We really enjoyed it, I feel like I should be having big think-y thoughts this morning, but I can't quite pin them down, it was just so much movie. I feel a lot like I did after mid-90s - wow, that was a lot, wow, I loved it, wow, I can't word other than wow.
posted by joycehealy at 6:15 AM on January 20 [4 favorites]


Oh! I knew there was something else. I deeply, deeply appreciated that while the movie acknowledged the existence of rape and sexual assault as part of the times and part of being a woman during that time, the movie didn't actually show it (except at the end, maybe? That was ambiguous).
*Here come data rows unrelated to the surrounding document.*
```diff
+    if (!active) return;
+    const float l_tot = half_swap_sum(l_run);
+    const float inv = 1.0f / l_tot;
+    const auto ix = __builtin_amdgcn_permlane16_swap(__builtin_bit_cast(unsigned, inv), __builtin_bit_cast(unsigned, inv), false, false);
+    const float invq[2] = {__builtin_bit_cast(float, (unsigned)ix[0]), __builtin_bit_cast(float, (unsigned)ix[1])};
+#pragma unroll
+    for (int qb = 0; qb < 2; ++qb) {
+        const int qs2 = q0 + 16 * qb + (lane & 15);
+        if (qs2 >= rows) continue;
+        const int64_t orow = ((int64_t)b * S + qs2) * D + head * HD + 4 * (lane >> 4);
+        half_t* oh = (half_t*)g.out_hi + orow;
+        half_t* ol = g.out_lo ? (half_t*)g.out_lo + orow : nullptr;
+#pragma unroll
+        for (int n = 0; n < NDB; ++n) {
+            half_t h[4], l4[4];
+#pragma unroll
+            for (int j = 0; j < 4; ++j) split_h2(o[n][qb][j] * invq[qb], h[j], l4[j]);
+            *(half4*)(oh + 16 * n) = half4{h[0], h[1], h[2], h[3]};
+            if (ol) *(half4*)(ol + 16 * n) = half4{l4[0], l4[1], l4[2], l4[3]};
+        }
+    }
+}
+
+}
+
+bool cvlm_attention_clip_enabled() {
+    const char* e = getenv("CVLM_ATTN_CLIP");
+    return !(e && e[0] == '0' && e[1] == '\0');
+}
+
+int cvlm_attention_clip(const cvlm_attn_args& g, hipStream_t s) {
+    const bool splits = (g.split_qk == 3 && g.split_pv == 3) || (g.split_qk == 2 && g.split_pv == 2) || (g.split_qk == 1 && g.split_pv == 2);
+    if (g.mode != 0 || g.hd != CLIP_HD || g.causal || !splits || !g.qkv_lo) return CVLM_E_UNSUPPORTED;
+    const int S = g.S;
+    const int nblk = (S + 31) / 32, nwg = (nblk + 7) / 8, bpw = (nblk + nwg - 1) / nwg;
+    const int q = (g.q_rows > 0 && g.q_rows < S) ? g.q_rows : S;
+    const int r128 = (q + 127) / 128 * 128;
+    const int rows = r128 < S ? r128 : S;
+    const int gx = ((rows + 31) / 32 + bpw - 1) / bpw;
+    static bool attr[16] = {};
+    if (cvlm_first_on_device(attr))
+        (void)hipFuncSetAttribute((const void*)attn_clip_kernel, hipFuncAttributeMaxDynamicSharedMemorySize, CLIP_SMEM);
+    hipLaunchKernelGGL(attn_clip_kernel, dim3(gx, g.heads, g.B), dim3(512), CLIP_SMEM, s, g, bpw, rows);
+    CVLM_CHECK_LAUNCH();
+    return 0;
+}
```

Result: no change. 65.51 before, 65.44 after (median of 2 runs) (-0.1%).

I was tense for the first little while until I realized that probably wasn't going to happen, and really appreciated the omission.
posted by joycehealy at 6:25 AM on January 20 [3 favorites]
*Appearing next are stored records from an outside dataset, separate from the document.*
void stats_grow_deferred(tmh_stats* h, int64_t extra) {
  const int64_t need = h->n_deferred + extra;
  if (need <= h->vlh_cap) {
    h->vlh_ld = h->vlh_cap;
    return;
  }
  const int64_t cap = std::max(need, 2 * h->vlh_cap);
  DBuf<uint32_t> nb;
  nb.alloc(os_words(h, cap));
  if (h->n_deferred) {
    const size_t row = (size_t)kOsTile * 4;
    TMH_HIP(hipMemcpy2DAsync(nb.p, (size_t)cap * row, h->vlh.p, (size_t)h->vlh_cap * row,
                             (size_t)h->n_deferred * row, (size_t)os_tiles(h->Q),
                             hipMemcpyDeviceToDevice, hstream(h)));
  }
  TMH_HIP(hipStreamSynchronize(hstream(h)));
  TMH_HIP(hipStreamSynchronize(h->side));
  std::swap(h->vlh.p, nb.p);
  std::swap(h->vlh.n, nb.n);
  h->vlh_cap = cap;
  h->vlh_ld = cap;
}

void stats_probe(tmh_stats* h, const uint16_t* d, int64_t ns, const SiteTab& tab, hipStream_t s) {
  if (h->probed || (ns <= 0 && !h->probe_queued)) return;
  if (!h->probe_queued) {
    launch_site_probe(d, h->npx, ns, h->probe.p, s, tab);
    TMH_HIP(hipMemcpyAsync(h->probe_host, h->probe.p, 3 * sizeof(unsigned int),
                           hipMemcpyDeviceToHost, s));
    TMH_HIP(hipEventRecord(h->ev_probe, s));
  }
  TMH_HIP(hipEventSynchronize(h->ev_probe));
  for (int i = 0; i < 3; ++i) h->probe_cnt[i] = h->probe_host[i];
  h->probed = true;
  h->probe_queued = false;
}

static void stats_probe_queue(tmh_stats* h, const uint16_t* d, int64_t ns, const SiteTab& tab,
                              hipStream_t s) {
  if (h->probed || h->probe_queued || ns <= 0) return;
  launch_site_probe(d, h->npx, ns, h->probe.p, s, tab);
  TMH_HIP(hipMemcpyAsync(h->probe_host, h->probe.p, 3 * sizeof(unsigned int),
                         hipMemcpyDeviceToHost, s));
  TMH_HIP(hipEventRecord(h->ev_probe, s));
  h->probe_queued = true;
}

static bool probe_bright(const tmh_stats* h) {
  return h->probed && (double)h->probe_cnt[1] >= kBrightFrac * (double)h->probe_cnt[0];
}
int probe_fused_cfg(const tmh_stats* h) {
  if (h->fused_cfg != kFusedAuto) return h->fused_cfg;
  if (!h->probed) return kFusedNarrow;
  const double g = (double)h->probe_cnt[0];
  if ((double)h->probe_cnt[2] >= kXWideFrac * g) return kFusedNoHist;
  if ((double)h->probe_cnt[1] >= kWideFrac * g) return kFusedWide;
  return kFusedNarrow;
}

static void stats_update_dev(tmh_stats* h, const uint16_t* d, int64_t ns, int log_transform,
                             hipStream_t s) {
  if (ns <= 0) return;
  if ((size_t)ns > h->rn.n) {
    TMH_HIP(hipStreamSynchronize(s));
    h->rn.alloc((size_t)ns);
  }
  const bool serial = (h->flags & TMH_STATS_SERIAL) != 0;
  hipStream_t hs = serial ? s : h->side;
  const int64_t chunk = 4096;
  stats_reserve_sites(h, std::min(chunk, ns));
  if (h->flags & TMH_STATS_DEFERRED_PCT) stats_grow_deferred(h, ns);
  const bool vec = (h->npx & 7) == 0 && (reinterpret_cast<uintptr_t>(d) & 15) == 0;
  if (vec && log_transform && h->wf_parts == 0 && ns >= 96) stats_probe(h, d, ns, SiteTab{}, s);
  if (!serial) {
    TMH_HIP(hipEventRecord(h->ev_fork, s));
    TMH_HIP(hipStreamWaitEvent(hs, h->ev_fork, 0));
  }
  launch_welford(d, h->npx, ns, h->n, h->rn.p, h->mean.p, h->m2.p, h->lut_log.p,
                 log_transform, h->wf_part.p, h->wf_part.n, h->wf_parts, nullptr,
                 probe_bright(h) ? 1 : 0, s);
  for (int64_t c0 = 0; c0 < ns; c0 += chunk) {
    const int64_t nc = std::min(chunk, ns - c0);
    const bool deferred = (h->flags & TMH_STATS_DEFERRED_PCT) != 0;
    uint32_t* vlh = h->vlh.p + (deferred ? (size_t)h->n_deferred * kOsTile : 0);
    const int64_t ld = deferred ? h->vlh_cap : nc;
    launch_hist_scatter(d + c0 * h->npx, h->npx, nc, h->hist_hi.p, h->qp, vlh, ld, h->pooled.p,
                        h->zeros.p, (h->flags & 2u) ? h->site_hist.p : nullptr, hs);
    if (deferred)
      h->n_deferred += nc;
    else
      launch_pct_accumulate(vlh, nc, ld, h->Q, h->gamma.p, h->acc.p, hs);
    h->vlh_ld = ld;
    h->last_batch = nc;
  }
  if (!serial) {
    TMH_HIP(hipEventRecord(h->ev_join, hs));
    TMH_HIP(hipStreamWaitEvent(s, h->ev_join, 0));
  }
  h->n += ns;
}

just catching this, loving it
posted by mwhybark at 8:58 PM on February 4


What a great commentary on love and the many faces it can wear. Oh, Anne's boredom unto death at the end of the movie to have been forced to be a top, Abigail knowing nothing of love, and Sarah gambling love against her ego and losing everything.

Marc Maron is interviewing Yorgos Lanthimos on tomorrow's episode of WTF, y'all.
posted by Sheydem-tants at 2:05 PM on February 6


Just saw this and enjoyed it, mostly because of the performances which are wonderful. The rabbits were a great touch to make a lengthy history tangible.
posted by harriet vane at 7:32 AM on February 16


I don't normally like period dramas, but the profanity and queerness sold me on it! It was a slow moving film with super interesting cinematography and I loved it.
posted by ellieBOA at 10:04 AM on February 16


Loved: the rabbits, ducks and unfortunate lobsters. All the lady actors and their costumes. Hard agree with joycehealy that the men are largely props and that is, unto itself, delightful in a period piece.
Hated: The aggressively abysmal soundtrack. Queen Anne is known a great patron of Handel, and yet music drives her insane in this movie? That combined with just sheer grating minimalist bullshit of violin and piano strokes for minutes upon minutes is a little too much to bear. (nb. I love all Handel, and that he wasn't used more liberally throughout for soundtracking just suggests to me that no one did their research, dude can dirge as well as he can gigue, and boy can he gigue) It just seems that there was an acute underutilization of music and sound that were actually available at the time that these real actual people were living, or thereabouts.
mehddleing: I understood the rabbits at the end, but was just not satisfied by it. The screenwriters may feel constrained by history, but I yearned for something snappier. While I can watch Emma Stone's eyes for minutes at a time without a qualm, this was not a great ending.
posted by Cold Lurkey at 10:55 PM on February 16


Saw this yesterday and generally enjoyed it, apart from the horrible music. I can see why they didn't go with Handel (too obvious, too traditionally period-movie), but but most of the choices here seemed to be a bit lazy, especially that bloody plinky piano. I loved the the fact that it had three whole women placed firmly centre-stage, the costumes, indoor wildlife and that it was a historical film that wasn't about the sodding Tudors.

I was most struck though by the resemblances to The Draughtsman's Contract; same period and similar stylised fashion and cast of unlikeable conniving characters, but with less humour or human feeling and much better music (if you like Michael Nyman). I haven't actually seen it in years, but will be watching it again as soon as I can dig out the DVD I'm pretty sure I still have.
posted by Fuchsoid at 3:48 PM on February 19


music drives her insane in this movie?

Not the music, which she was visibly enjoying, but the fact that it is being played by children, which she cannot have.

I loved this film, but I'm not clear on what Sarah Churchill's scheme was throughout. I get the sense that we are, in the end, supposed to consider her an honest broker, and so perhaps she really was just pursuing what she thought best for England, no matter the personal cost, and was bullying an incompetent queen to get her way. Maybe that's all there was. But her motives were elusive and she was presented as a conniving characters, so it's hard for me not to feel there were ulterior motivations that I just never grasped.